>>>>

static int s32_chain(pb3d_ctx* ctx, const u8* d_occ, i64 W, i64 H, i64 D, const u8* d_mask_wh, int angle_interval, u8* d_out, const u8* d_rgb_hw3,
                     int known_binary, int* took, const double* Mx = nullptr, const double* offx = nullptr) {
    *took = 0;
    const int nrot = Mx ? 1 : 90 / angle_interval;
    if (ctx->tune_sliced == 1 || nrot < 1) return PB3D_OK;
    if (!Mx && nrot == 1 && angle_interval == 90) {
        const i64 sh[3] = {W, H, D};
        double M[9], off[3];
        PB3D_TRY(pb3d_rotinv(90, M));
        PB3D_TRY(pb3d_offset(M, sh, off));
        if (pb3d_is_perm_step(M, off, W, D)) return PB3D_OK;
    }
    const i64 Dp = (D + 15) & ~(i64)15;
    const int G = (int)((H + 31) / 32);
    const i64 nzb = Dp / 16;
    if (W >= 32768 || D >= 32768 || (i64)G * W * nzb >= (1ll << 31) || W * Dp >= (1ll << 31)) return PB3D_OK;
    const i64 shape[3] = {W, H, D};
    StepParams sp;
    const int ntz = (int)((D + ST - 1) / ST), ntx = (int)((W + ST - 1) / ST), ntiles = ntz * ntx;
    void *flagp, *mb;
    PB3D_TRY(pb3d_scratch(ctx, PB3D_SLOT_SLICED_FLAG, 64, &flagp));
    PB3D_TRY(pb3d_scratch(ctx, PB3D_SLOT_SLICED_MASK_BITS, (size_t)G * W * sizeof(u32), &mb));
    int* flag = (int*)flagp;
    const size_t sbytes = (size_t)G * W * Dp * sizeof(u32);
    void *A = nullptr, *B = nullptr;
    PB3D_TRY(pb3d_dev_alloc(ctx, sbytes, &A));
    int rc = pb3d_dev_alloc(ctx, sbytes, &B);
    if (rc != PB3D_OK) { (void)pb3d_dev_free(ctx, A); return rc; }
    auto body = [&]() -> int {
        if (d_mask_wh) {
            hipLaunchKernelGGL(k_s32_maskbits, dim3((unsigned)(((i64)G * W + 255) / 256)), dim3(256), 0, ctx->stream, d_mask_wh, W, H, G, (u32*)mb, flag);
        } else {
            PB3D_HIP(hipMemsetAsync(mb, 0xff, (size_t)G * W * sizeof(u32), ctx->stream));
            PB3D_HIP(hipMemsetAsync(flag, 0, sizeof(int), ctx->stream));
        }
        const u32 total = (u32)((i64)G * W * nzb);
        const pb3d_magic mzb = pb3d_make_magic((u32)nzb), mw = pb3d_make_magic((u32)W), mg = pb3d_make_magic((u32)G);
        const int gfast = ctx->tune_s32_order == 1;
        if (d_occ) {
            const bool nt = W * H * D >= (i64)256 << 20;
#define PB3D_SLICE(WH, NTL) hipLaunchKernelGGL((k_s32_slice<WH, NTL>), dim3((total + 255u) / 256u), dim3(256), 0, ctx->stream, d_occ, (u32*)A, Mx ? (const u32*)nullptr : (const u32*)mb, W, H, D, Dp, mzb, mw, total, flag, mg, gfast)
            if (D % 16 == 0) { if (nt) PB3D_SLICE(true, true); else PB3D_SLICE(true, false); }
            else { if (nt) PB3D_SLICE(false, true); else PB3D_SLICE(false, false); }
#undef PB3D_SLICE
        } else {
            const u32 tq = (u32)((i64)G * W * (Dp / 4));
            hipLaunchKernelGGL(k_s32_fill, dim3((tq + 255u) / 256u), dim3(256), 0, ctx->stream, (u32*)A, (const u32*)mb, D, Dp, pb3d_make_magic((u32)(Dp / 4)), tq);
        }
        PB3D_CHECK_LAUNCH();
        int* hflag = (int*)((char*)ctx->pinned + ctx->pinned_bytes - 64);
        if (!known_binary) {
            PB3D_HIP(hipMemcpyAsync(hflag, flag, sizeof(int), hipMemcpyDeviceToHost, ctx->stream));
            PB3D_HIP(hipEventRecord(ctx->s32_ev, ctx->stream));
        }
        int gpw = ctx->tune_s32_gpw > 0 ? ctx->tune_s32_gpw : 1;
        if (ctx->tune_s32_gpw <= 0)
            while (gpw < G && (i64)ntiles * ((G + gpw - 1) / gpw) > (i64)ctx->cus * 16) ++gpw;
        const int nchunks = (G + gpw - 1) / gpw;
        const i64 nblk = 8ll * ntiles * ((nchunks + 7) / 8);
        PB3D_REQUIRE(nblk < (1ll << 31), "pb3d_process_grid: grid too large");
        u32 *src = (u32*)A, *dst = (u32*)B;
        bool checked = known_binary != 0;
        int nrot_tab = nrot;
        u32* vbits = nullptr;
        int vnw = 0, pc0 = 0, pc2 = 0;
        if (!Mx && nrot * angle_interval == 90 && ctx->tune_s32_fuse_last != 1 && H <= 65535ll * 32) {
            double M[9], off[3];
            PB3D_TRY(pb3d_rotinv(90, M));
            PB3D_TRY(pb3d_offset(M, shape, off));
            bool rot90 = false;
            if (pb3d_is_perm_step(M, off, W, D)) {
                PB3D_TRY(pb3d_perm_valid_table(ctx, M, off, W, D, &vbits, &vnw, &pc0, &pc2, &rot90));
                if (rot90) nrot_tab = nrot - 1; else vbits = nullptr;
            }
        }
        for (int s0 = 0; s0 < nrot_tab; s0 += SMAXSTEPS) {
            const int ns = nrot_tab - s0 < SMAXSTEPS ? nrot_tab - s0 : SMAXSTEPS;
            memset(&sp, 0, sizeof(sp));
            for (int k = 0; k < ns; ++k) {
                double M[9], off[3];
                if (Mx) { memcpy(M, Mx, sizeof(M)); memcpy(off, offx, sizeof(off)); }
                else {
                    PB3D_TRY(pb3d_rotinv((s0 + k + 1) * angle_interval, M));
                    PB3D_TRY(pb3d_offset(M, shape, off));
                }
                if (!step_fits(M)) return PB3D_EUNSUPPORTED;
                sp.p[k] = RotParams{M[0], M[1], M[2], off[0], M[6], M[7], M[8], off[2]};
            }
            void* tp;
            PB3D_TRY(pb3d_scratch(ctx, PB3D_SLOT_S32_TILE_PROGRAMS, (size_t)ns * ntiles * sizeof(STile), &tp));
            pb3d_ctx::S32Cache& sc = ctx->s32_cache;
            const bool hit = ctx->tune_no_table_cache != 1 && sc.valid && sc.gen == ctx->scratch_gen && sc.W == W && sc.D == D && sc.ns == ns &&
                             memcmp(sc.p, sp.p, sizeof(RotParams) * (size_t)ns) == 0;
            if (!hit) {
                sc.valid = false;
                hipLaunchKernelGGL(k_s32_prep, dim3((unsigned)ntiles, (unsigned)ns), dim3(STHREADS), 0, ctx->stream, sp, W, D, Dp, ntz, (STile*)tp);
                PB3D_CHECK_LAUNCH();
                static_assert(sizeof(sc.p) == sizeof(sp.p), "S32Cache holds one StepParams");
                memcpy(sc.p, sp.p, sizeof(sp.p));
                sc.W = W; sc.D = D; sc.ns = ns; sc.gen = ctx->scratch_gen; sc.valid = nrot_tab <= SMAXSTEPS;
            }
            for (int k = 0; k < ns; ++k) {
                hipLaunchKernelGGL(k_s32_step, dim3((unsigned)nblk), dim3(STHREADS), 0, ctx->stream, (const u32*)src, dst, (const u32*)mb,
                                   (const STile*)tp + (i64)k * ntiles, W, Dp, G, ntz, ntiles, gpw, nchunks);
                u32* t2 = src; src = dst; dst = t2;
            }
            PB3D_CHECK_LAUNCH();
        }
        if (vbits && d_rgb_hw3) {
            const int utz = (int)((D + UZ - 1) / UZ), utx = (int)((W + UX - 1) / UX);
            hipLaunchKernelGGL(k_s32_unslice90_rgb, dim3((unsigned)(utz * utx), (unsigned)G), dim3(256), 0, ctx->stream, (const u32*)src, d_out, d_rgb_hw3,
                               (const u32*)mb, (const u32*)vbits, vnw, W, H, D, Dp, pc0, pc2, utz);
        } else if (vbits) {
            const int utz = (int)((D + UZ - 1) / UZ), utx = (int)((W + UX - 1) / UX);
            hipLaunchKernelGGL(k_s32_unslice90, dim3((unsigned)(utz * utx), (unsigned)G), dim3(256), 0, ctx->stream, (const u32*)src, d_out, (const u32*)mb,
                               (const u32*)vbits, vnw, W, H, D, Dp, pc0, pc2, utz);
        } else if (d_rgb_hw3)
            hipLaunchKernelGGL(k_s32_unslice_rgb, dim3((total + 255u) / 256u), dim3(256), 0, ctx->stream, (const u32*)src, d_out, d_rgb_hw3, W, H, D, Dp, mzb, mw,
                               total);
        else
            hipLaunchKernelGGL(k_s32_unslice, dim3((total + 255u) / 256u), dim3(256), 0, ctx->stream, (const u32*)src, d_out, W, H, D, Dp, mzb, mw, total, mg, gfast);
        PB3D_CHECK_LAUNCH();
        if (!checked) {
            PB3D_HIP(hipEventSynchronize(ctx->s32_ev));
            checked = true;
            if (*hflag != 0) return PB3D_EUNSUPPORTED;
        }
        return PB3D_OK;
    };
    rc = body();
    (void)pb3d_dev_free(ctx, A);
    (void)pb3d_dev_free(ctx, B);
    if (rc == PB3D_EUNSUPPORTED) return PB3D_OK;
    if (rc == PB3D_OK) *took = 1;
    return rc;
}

<<<<

◆ Exercise instructions
Reproduce verbatim only this range: the first line of the material through the line that contains "PB3D_TRY(pb3d_offset(M, sh, off));", inclusive.

◆ Exercise answer
static int s32_chain(pb3d_ctx* ctx, const u8* d_occ, i64 W, i64 H, i64 D, const u8* d_mask_wh, int angle_interval, u8* d_out, const u8* d_rgb_hw3,
                     int known_binary, int* took, const double* Mx = nullptr, const double* offx = nullptr) {
    *took = 0;
    const int nrot = Mx ? 1 : 90 / angle_interval;
    if (ctx->tune_sliced == 1 || nrot < 1) return PB3D_OK;
    if (!Mx && nrot == 1 && angle_interval == 90) {
        const i64 sh[3] = {W, H, D};
        double M[9], off[3];
        PB3D_TRY(pb3d_rotinv(90, M));
        PB3D_TRY(pb3d_offset(M, sh, off));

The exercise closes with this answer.